Problem to work on
Please restate word for word the line holding "if (gy < H &&" and every following line through the end of the entries.
Start of Available data
template <int C, int K, int TY, int TX>
__global__ __launch_bounds__(512, 1) void k_conv3_zring_dw(
    const float* __restrict__ in, const float* __restrict__ wgt,
    const float* __restrict__ bias, const float* __restrict__ res,
    float* __restrict__ out, int N, int D, int H, int W, int do_elu,
    int j0) {
    constexpr int PC = (C % 32 == 16) ? C + 2 : padc(C);
    constexpr int SX = TX + 2;
    constexpr int SY = TY + 2;
    constexpr int KK = C / 4;
    constexpr int NW = 8;
    constexpr int XT = TX / 16;
    constexpr int M_TILES = (TY * XT) / NW;
    constexpr int C4N = C / 4;
    constexpr int LV = (SY * SX * C4N + 511) / 512;
    static_assert((TY * XT) % NW == 0, "");

    __shared__ float ring[3 * SY * SX * PC];
    __shared__ float wall[2][9 * C * 16];

    const int n = blockIdx.z;
    const int y0 = blockIdx.y * TY;
    const int x0 = blockIdx.x * TX;
    const int tid = threadIdx.x;
    const int wave = tid >> 6;
    const int lane = tid & 63;

    auto wall_store = [&](int g, int buf) {
        for (int idx = tid; idx < 9 * C * 16; idx += 512) {
            const int j = idx & 15;
            const int c = (idx >> 4) % C;
            const int tl = (idx >> 4) / C;
            const int jg = j0 + j;
            wall[buf][idx] =
                jg < K ? wgt[((long long)(9 * g + tl) * C + c) * K + jg]
                       : 0.f;
        }
    };

    const bool xy_interior = y0 >= 1 && y0 + TY + 1 <= H && x0 >= 1 &&
                             x0 + TX + 1 <= W;
    auto plane_load = [&](int P, f32x4 (&vals)[LV]) {
        const bool zin = P >= 0 && P < D;
        const bool interior = zin && xy_interior;
#pragma unroll
        for (int li = 0; li < LV; ++li) {
            const int idx = tid + li * 512;
            if (idx >= SY * SX * C4N) break;
            const int c4 = idx % C4N;
            const int v = idx / C4N;
            const int gy = y0 + v / SX - 1;
            const int gx = x0 + v % SX - 1;
            if (interior) {
                vals[li] = *reinterpret_cast<const f32x4*>(
                    in + ((((long long)n * D + P) * H + gy) * W + gx) * C +
                    c4 * 4);
            } else {
                const bool ok = zin && gy >= 0 && gy < H && gx >= 0 &&
                                gx < W;
                vals[li] = *reinterpret_cast<const f32x4*>(
                    in + ((((long long)n * D + (zin ? P : 0)) * H +
                           (ok ? gy : 0)) * W + (ok ? gx : 0)) * C +
                    c4 * 4);
                if (!ok) vals[li] = {0.f, 0.f, 0.f, 0.f};
            }
        }
    };
    typedef float f32x2 __attribute__((ext_vector_type(2)));
    auto plane_store = [&](int P, const f32x4 (&vals)[LV]) {
        const int slot = ((P + 1) % 3 + 3) % 3;
#pragma unroll
        for (int li = 0; li < LV; ++li) {
            const int idx = tid + li * 512;
            if (idx >= SY * SX * C4N) break;
            const int c4 = idx % C4N;
            const int v = idx / C4N;
            float* dst = &ring[(slot * SY * SX + v) * PC + c4 * 4];
            *reinterpret_cast<f32x2*>(dst) = f32x2{vals[li][0], vals[li][1]};
            *reinterpret_cast<f32x2*>(dst + 2) =
                f32x2{vals[li][2], vals[li][3]};
        }
    };

    {
        f32x4 v0[LV], v1[LV];
        plane_load(-1, v0);
        plane_load(0, v1);
        plane_store(-1, v0);
        plane_store(0, v1);
        wall_store(0, 0);
    }
    __syncthreads();

    int tmy[M_TILES], tmx[M_TILES];
#pragma unroll
    for (int m = 0; m < M_TILES; ++m) {
        const int g = wave * M_TILES + m;
        tmx[m] = (g % XT) * 16;
        tmy[m] = g / XT;
    }
    const int a_row = lane & 15;
    const int a_k = lane >> 4;
    const int col16 = lane & 15;
    const int colj = lane & 15;
    const int rbase = (lane >> 4) * 4;

    for (int z = 0; z < D; ++z) {
        f32x4 acc[M_TILES];
#pragma unroll
        for (int m = 0; m < M_TILES; ++m)
            acc[m] = {0.f, 0.f, 0.f, 0.f};

        auto compute_dzi = [&](int dzi, int buf) {
            const int slot = ((z + dzi) % 3 + 3) % 3;
            const float* plane = &ring[slot * SY * SX * PC];
            const float* wb = wall[buf];
#pragma unroll
            for (int tl = 0; tl < 9; ++tl) {
                const int dy = tl / 3 - 1;
                const int dx = tl % 3 - 1;
                const float* arow[M_TILES];
#pragma unroll
                for (int m = 0; m < M_TILES; ++m) {
                    arow[m] = &plane[((1 + tmy[m] + dy) * SX +
                                      (1 + tmx[m] + dx)) * PC +
                                     a_row * PC + a_k];
                }
                const float* wblk = &wb[tl * C * 16];
#pragma unroll
                for (int kk = 0; kk < KK; ++kk) {
                    const float b = wblk[(kk * 4 + a_k) * 16 + col16];
#pragma unroll
                    for (int m = 0; m < M_TILES; ++m) {
                        const float a = arow[m][kk * 4];
                        acc[m] = __builtin_amdgcn_mfma_f32_16x16x4f32(
                            a, b, acc[m], 0, 0, 0);
                    }
                }
            }
        };

        const int p = (3 * z) % 2;
        f32x4 vals[LV];
        plane_load(z + 1, vals);
        wall_store(1, 1 - p);
        compute_dzi(0, p);
        __syncthreads();
        wall_store(2, p);
        compute_dzi(1, 1 - p);
        plane_store(z + 1, vals);
        __syncthreads();
        if (z + 1 < D)
            wall_store(0, 1 - p);
        compute_dzi(2, p);

#pragma unroll
        for (int m = 0; m < M_TILES; ++m) {
            const int gy = y0 + tmy[m];
            if (gy >= H) continue;
            const int j = j0 + colj;
            if (j >= K) continue;
            const float bj = bias ? bias[j] : 0.f;
#pragma unroll
            for (int r = 0; r < 4; ++r) {
                const int gx = x0 + tmx[m] + rbase + r;
                if (gx >= W) continue;
                long long o =
                    ((((long long)n * D + z) * H + gy) * W + gx) * K + j;
                float v = acc[m][r] + bj;
                if (res) v += res[o];
                if (do_elu) v = v > 0.f ? v : expm1f(v);
                out[o] = v;
            }
        }
        __syncthreads();
    }
}

}

extern "C" int cfx_conv3_ndhwc_zring(cfx_ctx* ctx, const float* in,
                                     const float* wgt, const float* bias,
                                     const float* residual, float* out,
                                     int N, int D, int H, int W, int C,
                                     int K, int do_elu) {
    dim3 grid((W + 15) / 16, (H + 7) / 8, (unsigned)N);
    hipEvent_t e0;
    if (prof_begin(ctx, &e0)) return -1;
    const int wvec =
        (reinterpret_cast<uintptr_t>(wgt) % 16 == 0 && K % 4 == 0) ? 1 : 0;
    if (C == 28 && K == 28) {
        hipLaunchKernelGGL((k_conv3_zring_pl<28, 28, 8, 16, 2>), grid,
                           dim3(512), 0, ctx->stream, in, wgt, bias,
                           residual, out, N, D, H, W, do_elu, 0, wvec);
    } else if (C == 36 && K == 36) {
        for (int j0 = 0; j0 < 36; j0 += 16) {
            hipLaunchKernelGGL((k_conv3_zring_pl<36, 36, 8, 16, 1>), grid,
                               dim3(512), 0, ctx->stream, in, wgt, bias,
                               residual, out, N, D, H, W, do_elu, j0, wvec);
        }
    } else if (C == 48 && K == 48) {
        for (int j0 = 0; j0 < 48; j0 += 16) {
            hipLaunchKernelGGL((k_conv3_zring_dw<48, 48, 8, 16>), grid,
                               dim3(512), 0, ctx->stream, in, wgt, bias,
                               residual, out, N, D, H, W, do_elu, j0);
        }
    } else {
        g_err = "cfx_conv3_ndhwc_zring: width not instantiated";
        return -1;
    }
    CFX_CHECK(hipGetLastError());
    double flops = 2.0 * 27.0 * C * K * (double)N * D * H * W;
    if (prof_end(ctx, e0, CFX_K_CONV, flops)) return -1;
    return 0;
}

namespace {

typedef __bf16 cfx_bf16;
typedef cfx_bf16 bf16x8 __attribute__((ext_vector_type(8)));
typedef float f32x16 __attribute__((ext_vector_type(16)));

template <int C, int K, int TY, int TX>
__global__ __launch_bounds__(512, 1) void k_conv3_zring_bf16_a(
    const cfx_bf16* __restrict__ in,
    const cfx_bf16* __restrict__ wgt,
    const float* __restrict__ bias,
    const cfx_bf16* __restrict__ res,
    cfx_bf16* __restrict__ out,
    int N, int D, int H, int W, int do_elu) {
    constexpr int CP = 32;
    constexpr int PCB = CP + 8;
    constexpr int SX = TX + 2;
    constexpr int SY = TY + 2;
    constexpr int C4 = CP / 4;
    constexpr int LV = (SY * SX * C4 + 511) / 512;
    typedef cfx_bf16 bf16x4 __attribute__((ext_vector_type(4)));
    typedef cfx_bf16 bf16x8w __attribute__((ext_vector_type(8)));
    static_assert(C <= CP && K <= 32, "");

    __shared__ cfx_bf16 ring[3 * SY * SX * PCB];
    __shared__ cfx_bf16 wall[27 * 32 * PCB];
    __shared__ cfx_bf16 oscr[8][16][32];

    const int n = blockIdx.z;
    const int y0 = blockIdx.y * TY;
    const int x0 = blockIdx.x * TX;
    const int tid = threadIdx.x;
    const int wave = tid >> 6;
    const int lane = tid & 63;

    for (int idx = tid; idx < 27 * 32 * CP; idx += 512) {
        const int c = idx % CP;
        const int j = (idx / CP) % 32;
        const int tap = idx / (CP * 32);
        wall[(tap * 32 + j) * PCB + c] = wgt[(tap * 32 + j) * 32 + c];
    }

    const bool xy_interior = y0 >= 1 && y0 + TY + 1 <= H && x0 >= 1 &&
                             x0 + TX + 1 <= W;

    auto plane_load = [&](int P, bf16x4 (&vals)[LV], bool (&keep)[LV]) {
        const bool zin = P >= 0 && P < D;
        const bool interior = zin && xy_interior;
#pragma unroll
        for (int li = 0; li < LV; ++li) {
            const int idx = min(tid + li * 512, SY * SX * C4 - 1);
            const int c4 = idx % C4;
            const int v = idx / C4;
            const int gy = y0 + v / SX - 1;
            const int gx = x0 + v % SX - 1;
            const bool cok = c4 * 4 < C;
            const bool ok = cok && zin &&
                            (interior || (gy >= 0 && gy < H && gx >= 0 &&
                                          gx < W));
            keep[li] = ok;
            vals[li] = *reinterpret_cast<const bf16x4*>(
                in + ((((long long)n * D + (zin ? P : 0)) * H +
                       (ok ? gy : 0)) * W + (ok ? gx : 0)) * C +
                (cok ? c4 * 4 : 0));
        }
    };
    auto plane_store = [&](int P, const bf16x4 (&vals)[LV],
                           const bool (&keep)[LV]) {
        const int slot = ((P + 1) % 3 + 3) % 3;
#pragma unroll
        for (int li = 0; li < LV; ++li) {
            const int idx = tid + li * 512;
            if (idx >= SY * SX * C4) break;
            const int c4 = idx % C4;
            const int v = idx / C4;
            *reinterpret_cast<bf16x4*>(
                &ring[((slot * SY + v / SX) * SX + v % SX) * PCB +
                      c4 * 4]) = keep[li] ? vals[li] : bf16x4{};
        }
    };

    {
        bf16x4 v0[LV], v1[LV];
        bool k0[LV], k1[LV];
        plane_load(-1, v0, k0);
        plane_load(0, v1, k1);
        plane_store(-1, v0, k0);
        plane_store(0, v1, k1);
    }
    __syncthreads();
    bf16x4 va[LV];
    bool ka[LV];
    plane_load(1, va, ka);

    const int ax = lane & 31;
    const int khalf = (lane >> 5) * 8;

    for (int z = 0; z < D; ++z) {
        f32x16 accA = {};
        f32x16 accB = {};
        const cfx_bf16* planes[3];
#pragma unroll
        for (int dzi = 0; dzi < 3; ++dzi)
            planes[dzi] = &ring[(((z + dzi) % 3 + 3) % 3) * SY * SX * PCB];
        auto addrA = [&](int p) {
            const int tap = p >> 1, kk = p & 1;
            const int dzi = tap / 9, tl = tap % 9;
            const int dy = tl / 3 - 1, dx = tl % 3 - 1;
            return reinterpret_cast<const bf16x8*>(
                &planes[dzi][((1 + wave + dy) * SX + (1 + dx) + ax) * PCB +
                             khalf + kk * 16]);
        };
        auto addrB = [&](int p) {
            const int tap = p >> 1, kk = p & 1;
            return reinterpret_cast<const bf16x8*>(
                &wall[(tap * 32 + ax) * PCB + khalf + kk * 16]);
        };
        constexpr int PD = 4;

        bf16x4 vals[LV];
        bool keep[LV];
        plane_load(z + 2, vals, keep);
        {
            bf16x8 abuf[PD], bbuf[PD];
#pragma unroll
            for (int p = 0; p < PD; ++p) {
                abuf[p] = *addrA(p);
                bbuf[p] = *addrB(p);
            }
#pragma unroll
            for (int p = 0; p < 36; ++p) {
                const int si = p % PD;
                if (p & 1)
                    accB = __builtin_amdgcn_mfma_f32_32x32x16_bf16(
                        abuf[si], bbuf[si], accB, 0, 0, 0);
                else
                    accA = __builtin_amdgcn_mfma_f32_32x32x16_bf16(
                        abuf[si], bbuf[si], accA, 0, 0, 0);
                __builtin_amdgcn_sched_barrier(0);
                if (p + PD < 36) {
                    abuf[si] = *addrA(p + PD);
                    bbuf[si] = *addrB(p + PD);
                }
                __builtin_amdgcn_sched_barrier(0);
            }
            plane_store(z + 1, va, ka);
            __syncthreads();
#pragma unroll
            for (int p = 36; p < 36 + PD; ++p) {
                abuf[p % PD] = *addrA(p);
                bbuf[p % PD] = *addrB(p);
            }
#pragma unroll
            for (int p = 36; p < 54; ++p) {
                const int si = p % PD;
                if (p & 1)
                    accB = __builtin_amdgcn_mfma_f32_32x32x16_bf16(
                        abuf[si], bbuf[si], accB, 0, 0, 0);
                else
                    accA = __builtin_amdgcn_mfma_f32_32x32x16_bf16(
                        abuf[si], bbuf[si], accA, 0, 0, 0);
                __builtin_amdgcn_sched_barrier(0);
                if (p + PD < 54) {
                    abuf[si] = *addrA(p + PD);
                    bbuf[si] = *addrB(p + PD);
                }
                __builtin_amdgcn_sched_barrier(0);
            }
        }

#pragma unroll
        for (int li = 0; li < LV; ++li) {
            va[li] = vals[li];
            ka[li] = keep[li];
        }
        const f32x16 acc = accA + accB;
        const int gy = y0 + wave;
        const int j = lane & 31;
        const float bj = (bias && j < K) ? bias[j] : 0.f;
#pragma unroll
        for (int h = 0; h < 2; ++h) {
#pragma unroll
            for (int r = 8 * h; r < 8 * h + 8; ++r) {
                const int row = (r & 3) + 8 * ((r >> 2) & 1) +
                                4 * (lane >> 5);
                oscr[wave][row][j] = (cfx_bf16)(acc[r] + bj);
            }
            const int xr = lane >> 2;
            const int ch = lane & 3;
            const int gx = x0 + 16 * h + xr;
            if (gy < H && gx < W) {
                const int j0 = ch * 8;
                long long o = ((((long long)n * D + z) * H + gy) *
                               W + gx) * K + j0;
                if (j0 + 8 <= K) {
                    bf16x8w v = *reinterpret_cast<const bf16x8w*>(
                        &oscr[wave][xr][j0]);
#pragma unroll
                    for (int e = 0; e < 8; ++e) {
                        float t = (float)v[e];
                        if (res) t += (float)res[o + e];
                        if (do_elu) t = t > 0.f ? t : expm1f(t);
                        v[e] = (cfx_bf16)t;
                    }
                    *reinterpret_cast<bf16x8w*>(out + o) = v;
                } else if (j0 < K) {
                    bf16x4 v = *reinterpret_cast<const bf16x4*>(
                        &oscr[wave][xr][j0]);
#pragma unroll
                    for (int e = 0; e < 4; ++e) {
                        float t = (float)v[e];
                        if (res) t += (float)res[o + e];
                        if (do_elu) t = t > 0.f ? t : expm1f(t);
                        v[e] = (cfx_bf16)t;
                    }
                    *reinterpret_cast<bf16x4*>(out + o) = v;
                }
            }
        }
    }
}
End of Available data
Task result
            if (gy < H && gx < W) {
                const int j0 = ch * 8;
                long long o = ((((long long)n * D + z) * H + gy) *
                               W + gx) * K + j0;
                if (j0 + 8 <= K) {
                    bf16x8w v = *reinterpret_cast<const bf16x8w*>(
                        &oscr[wave][xr][j0]);
#pragma unroll
                    for (int e = 0; e < 8; ++e) {
                        float t = (float)v[e];
                        if (res) t += (float)res[o + e];
                        if (do_elu) t = t > 0.f ? t : expm1f(t);
                        v[e] = (cfx_bf16)t;
                    }
                    *reinterpret_cast<bf16x8w*>(out + o) = v;
                } else if (j0 < K) {
                    bf16x4 v = *reinterpret_cast<const bf16x4*>(
                        &oscr[wave][xr][j0]);
#pragma unroll
                    for (int e = 0; e < 4; ++e) {
                        float t = (float)v[e];
                        if (res) t += (float)res[o + e];
                        if (do_elu) t = t > 0.f ? t : expm1f(t);
                        v[e] = (cfx_bf16)t;
                    }
                    *reinterpret_cast<bf16x4*>(out + o) = v;
                }
            }
        }
    }
}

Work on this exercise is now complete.